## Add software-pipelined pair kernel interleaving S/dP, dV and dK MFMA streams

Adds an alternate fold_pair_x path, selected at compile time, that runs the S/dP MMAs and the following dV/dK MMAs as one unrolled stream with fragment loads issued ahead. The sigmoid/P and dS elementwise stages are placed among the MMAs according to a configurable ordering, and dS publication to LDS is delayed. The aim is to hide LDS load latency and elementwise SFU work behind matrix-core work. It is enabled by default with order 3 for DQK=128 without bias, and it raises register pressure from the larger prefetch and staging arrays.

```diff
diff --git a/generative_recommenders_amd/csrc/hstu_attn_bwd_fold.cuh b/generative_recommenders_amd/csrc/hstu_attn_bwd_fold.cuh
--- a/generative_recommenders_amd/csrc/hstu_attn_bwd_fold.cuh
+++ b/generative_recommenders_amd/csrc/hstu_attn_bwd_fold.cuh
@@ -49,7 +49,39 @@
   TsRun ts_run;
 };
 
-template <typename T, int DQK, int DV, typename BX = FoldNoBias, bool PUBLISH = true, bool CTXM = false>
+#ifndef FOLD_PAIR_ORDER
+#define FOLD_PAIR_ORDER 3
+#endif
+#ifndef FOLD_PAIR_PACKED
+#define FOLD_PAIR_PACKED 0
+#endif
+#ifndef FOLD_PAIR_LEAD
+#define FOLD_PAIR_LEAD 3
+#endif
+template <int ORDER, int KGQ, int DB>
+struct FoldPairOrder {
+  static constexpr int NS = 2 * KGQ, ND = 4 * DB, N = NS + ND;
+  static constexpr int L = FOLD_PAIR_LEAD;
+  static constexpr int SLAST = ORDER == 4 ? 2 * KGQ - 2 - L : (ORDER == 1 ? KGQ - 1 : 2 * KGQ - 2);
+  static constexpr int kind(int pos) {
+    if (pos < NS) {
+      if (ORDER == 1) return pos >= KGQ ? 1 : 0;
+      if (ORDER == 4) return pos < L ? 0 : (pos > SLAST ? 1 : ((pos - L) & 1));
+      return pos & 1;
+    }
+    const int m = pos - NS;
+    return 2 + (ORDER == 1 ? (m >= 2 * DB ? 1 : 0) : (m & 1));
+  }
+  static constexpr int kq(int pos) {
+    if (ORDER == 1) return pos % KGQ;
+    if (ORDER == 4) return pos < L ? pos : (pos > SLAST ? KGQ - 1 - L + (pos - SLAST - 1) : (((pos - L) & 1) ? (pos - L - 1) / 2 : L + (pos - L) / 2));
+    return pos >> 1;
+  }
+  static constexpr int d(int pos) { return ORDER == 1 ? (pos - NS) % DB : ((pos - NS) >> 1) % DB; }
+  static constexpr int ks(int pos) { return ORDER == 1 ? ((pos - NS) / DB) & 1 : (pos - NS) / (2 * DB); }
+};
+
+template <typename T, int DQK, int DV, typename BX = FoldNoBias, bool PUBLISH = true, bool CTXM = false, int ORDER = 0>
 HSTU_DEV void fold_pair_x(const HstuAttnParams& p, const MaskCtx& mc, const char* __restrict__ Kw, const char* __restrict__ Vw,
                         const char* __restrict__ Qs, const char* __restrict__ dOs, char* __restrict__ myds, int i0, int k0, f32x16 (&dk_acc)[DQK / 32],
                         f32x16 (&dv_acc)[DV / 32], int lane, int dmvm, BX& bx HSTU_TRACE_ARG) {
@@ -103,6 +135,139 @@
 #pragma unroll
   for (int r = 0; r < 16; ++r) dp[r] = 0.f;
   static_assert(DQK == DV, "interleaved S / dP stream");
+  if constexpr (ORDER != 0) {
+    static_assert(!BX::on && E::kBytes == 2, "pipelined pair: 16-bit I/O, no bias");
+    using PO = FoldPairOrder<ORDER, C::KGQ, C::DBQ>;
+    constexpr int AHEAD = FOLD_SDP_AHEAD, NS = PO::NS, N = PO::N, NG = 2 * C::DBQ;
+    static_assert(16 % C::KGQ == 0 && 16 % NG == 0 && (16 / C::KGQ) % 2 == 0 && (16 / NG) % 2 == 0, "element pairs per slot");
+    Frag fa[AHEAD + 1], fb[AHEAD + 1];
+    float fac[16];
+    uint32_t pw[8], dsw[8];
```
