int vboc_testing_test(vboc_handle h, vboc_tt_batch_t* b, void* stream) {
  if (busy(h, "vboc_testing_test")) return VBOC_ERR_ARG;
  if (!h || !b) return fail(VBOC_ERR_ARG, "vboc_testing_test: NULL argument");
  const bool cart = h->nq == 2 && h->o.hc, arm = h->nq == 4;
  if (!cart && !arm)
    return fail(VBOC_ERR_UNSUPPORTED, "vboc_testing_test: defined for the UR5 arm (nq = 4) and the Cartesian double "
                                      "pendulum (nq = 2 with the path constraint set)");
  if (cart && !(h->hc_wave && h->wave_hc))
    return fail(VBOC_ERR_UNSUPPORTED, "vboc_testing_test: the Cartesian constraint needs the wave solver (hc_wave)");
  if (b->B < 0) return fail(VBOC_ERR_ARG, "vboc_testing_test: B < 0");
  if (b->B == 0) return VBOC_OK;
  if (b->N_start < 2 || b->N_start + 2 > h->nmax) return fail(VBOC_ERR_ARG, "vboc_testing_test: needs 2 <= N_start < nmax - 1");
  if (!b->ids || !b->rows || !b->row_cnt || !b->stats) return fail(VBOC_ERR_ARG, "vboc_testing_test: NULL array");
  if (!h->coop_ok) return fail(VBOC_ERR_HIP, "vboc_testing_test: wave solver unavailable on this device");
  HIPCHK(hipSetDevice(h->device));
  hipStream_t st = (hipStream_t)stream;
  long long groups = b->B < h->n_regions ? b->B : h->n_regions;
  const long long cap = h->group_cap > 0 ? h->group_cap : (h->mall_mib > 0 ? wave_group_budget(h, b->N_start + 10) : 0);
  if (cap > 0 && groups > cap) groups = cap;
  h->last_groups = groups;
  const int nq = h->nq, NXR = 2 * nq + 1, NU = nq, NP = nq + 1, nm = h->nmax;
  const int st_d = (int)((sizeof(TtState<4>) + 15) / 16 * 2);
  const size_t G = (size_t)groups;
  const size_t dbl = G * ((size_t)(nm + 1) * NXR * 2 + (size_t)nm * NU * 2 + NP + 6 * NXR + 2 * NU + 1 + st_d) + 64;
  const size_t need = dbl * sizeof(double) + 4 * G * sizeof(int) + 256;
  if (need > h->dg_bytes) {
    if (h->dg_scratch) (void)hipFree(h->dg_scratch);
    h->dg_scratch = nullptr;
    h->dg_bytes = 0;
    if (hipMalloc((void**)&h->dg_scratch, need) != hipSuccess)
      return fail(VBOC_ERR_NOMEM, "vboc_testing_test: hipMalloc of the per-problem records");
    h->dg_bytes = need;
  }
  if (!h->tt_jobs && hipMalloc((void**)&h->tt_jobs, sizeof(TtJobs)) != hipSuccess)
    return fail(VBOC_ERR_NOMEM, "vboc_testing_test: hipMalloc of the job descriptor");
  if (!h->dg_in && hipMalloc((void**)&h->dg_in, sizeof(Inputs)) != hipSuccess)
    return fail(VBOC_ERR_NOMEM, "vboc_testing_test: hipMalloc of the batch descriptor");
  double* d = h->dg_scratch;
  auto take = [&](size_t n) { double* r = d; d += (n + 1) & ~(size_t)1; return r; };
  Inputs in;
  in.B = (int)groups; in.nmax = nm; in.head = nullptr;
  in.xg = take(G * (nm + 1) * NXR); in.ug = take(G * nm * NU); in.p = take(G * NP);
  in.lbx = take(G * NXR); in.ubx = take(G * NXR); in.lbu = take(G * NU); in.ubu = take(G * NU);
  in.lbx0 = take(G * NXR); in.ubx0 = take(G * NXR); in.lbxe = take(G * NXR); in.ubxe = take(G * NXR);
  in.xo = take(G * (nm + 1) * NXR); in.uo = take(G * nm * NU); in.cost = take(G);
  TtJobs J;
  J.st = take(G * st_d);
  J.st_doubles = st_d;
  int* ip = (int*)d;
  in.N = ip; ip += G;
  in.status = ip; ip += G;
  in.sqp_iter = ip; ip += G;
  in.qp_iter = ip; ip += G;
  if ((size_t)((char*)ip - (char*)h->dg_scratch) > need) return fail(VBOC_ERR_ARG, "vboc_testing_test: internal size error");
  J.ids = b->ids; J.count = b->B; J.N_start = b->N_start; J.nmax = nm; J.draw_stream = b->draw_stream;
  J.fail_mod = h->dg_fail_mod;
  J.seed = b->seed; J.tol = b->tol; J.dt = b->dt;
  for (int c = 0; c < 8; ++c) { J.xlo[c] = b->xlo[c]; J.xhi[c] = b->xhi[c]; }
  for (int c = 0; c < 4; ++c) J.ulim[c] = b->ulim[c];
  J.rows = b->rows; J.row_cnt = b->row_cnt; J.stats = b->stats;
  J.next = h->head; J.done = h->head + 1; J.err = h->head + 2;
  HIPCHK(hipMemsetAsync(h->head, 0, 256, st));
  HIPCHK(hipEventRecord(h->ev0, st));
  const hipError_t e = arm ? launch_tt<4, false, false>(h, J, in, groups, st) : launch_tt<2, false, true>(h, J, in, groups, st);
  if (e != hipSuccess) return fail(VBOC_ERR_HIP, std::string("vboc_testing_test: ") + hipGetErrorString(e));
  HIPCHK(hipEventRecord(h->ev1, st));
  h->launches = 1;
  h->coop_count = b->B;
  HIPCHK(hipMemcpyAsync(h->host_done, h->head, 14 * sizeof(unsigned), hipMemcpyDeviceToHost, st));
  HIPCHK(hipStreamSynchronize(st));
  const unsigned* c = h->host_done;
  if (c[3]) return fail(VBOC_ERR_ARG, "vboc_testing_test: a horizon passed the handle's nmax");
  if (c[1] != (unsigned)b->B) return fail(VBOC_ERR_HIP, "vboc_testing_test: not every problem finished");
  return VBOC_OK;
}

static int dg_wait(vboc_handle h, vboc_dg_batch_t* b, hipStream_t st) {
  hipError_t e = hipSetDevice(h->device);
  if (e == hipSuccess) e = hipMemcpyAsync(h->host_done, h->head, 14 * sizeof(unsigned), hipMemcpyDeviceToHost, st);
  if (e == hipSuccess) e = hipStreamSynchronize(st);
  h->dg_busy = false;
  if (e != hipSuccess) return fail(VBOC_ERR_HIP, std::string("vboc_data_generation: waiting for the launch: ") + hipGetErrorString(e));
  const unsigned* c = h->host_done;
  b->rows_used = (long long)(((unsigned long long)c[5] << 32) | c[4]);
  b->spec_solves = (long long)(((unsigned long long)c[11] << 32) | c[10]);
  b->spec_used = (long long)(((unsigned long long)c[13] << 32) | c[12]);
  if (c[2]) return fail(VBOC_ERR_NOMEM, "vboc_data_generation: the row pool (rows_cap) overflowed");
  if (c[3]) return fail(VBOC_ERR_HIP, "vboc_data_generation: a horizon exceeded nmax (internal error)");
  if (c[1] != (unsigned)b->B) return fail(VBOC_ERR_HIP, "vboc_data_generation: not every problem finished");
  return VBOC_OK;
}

▸ Goal of the exercise
All lines above containing the string "Cartesian": copy each one.

▸ Result for this task
    return fail(VBOC_ERR_UNSUPPORTED, "vboc_testing_test: defined for the UR5 arm (nq = 4) and the Cartesian double "
    return fail(VBOC_ERR_UNSUPPORTED, "vboc_testing_test: the Cartesian constraint needs the wave solver (hc_wave)");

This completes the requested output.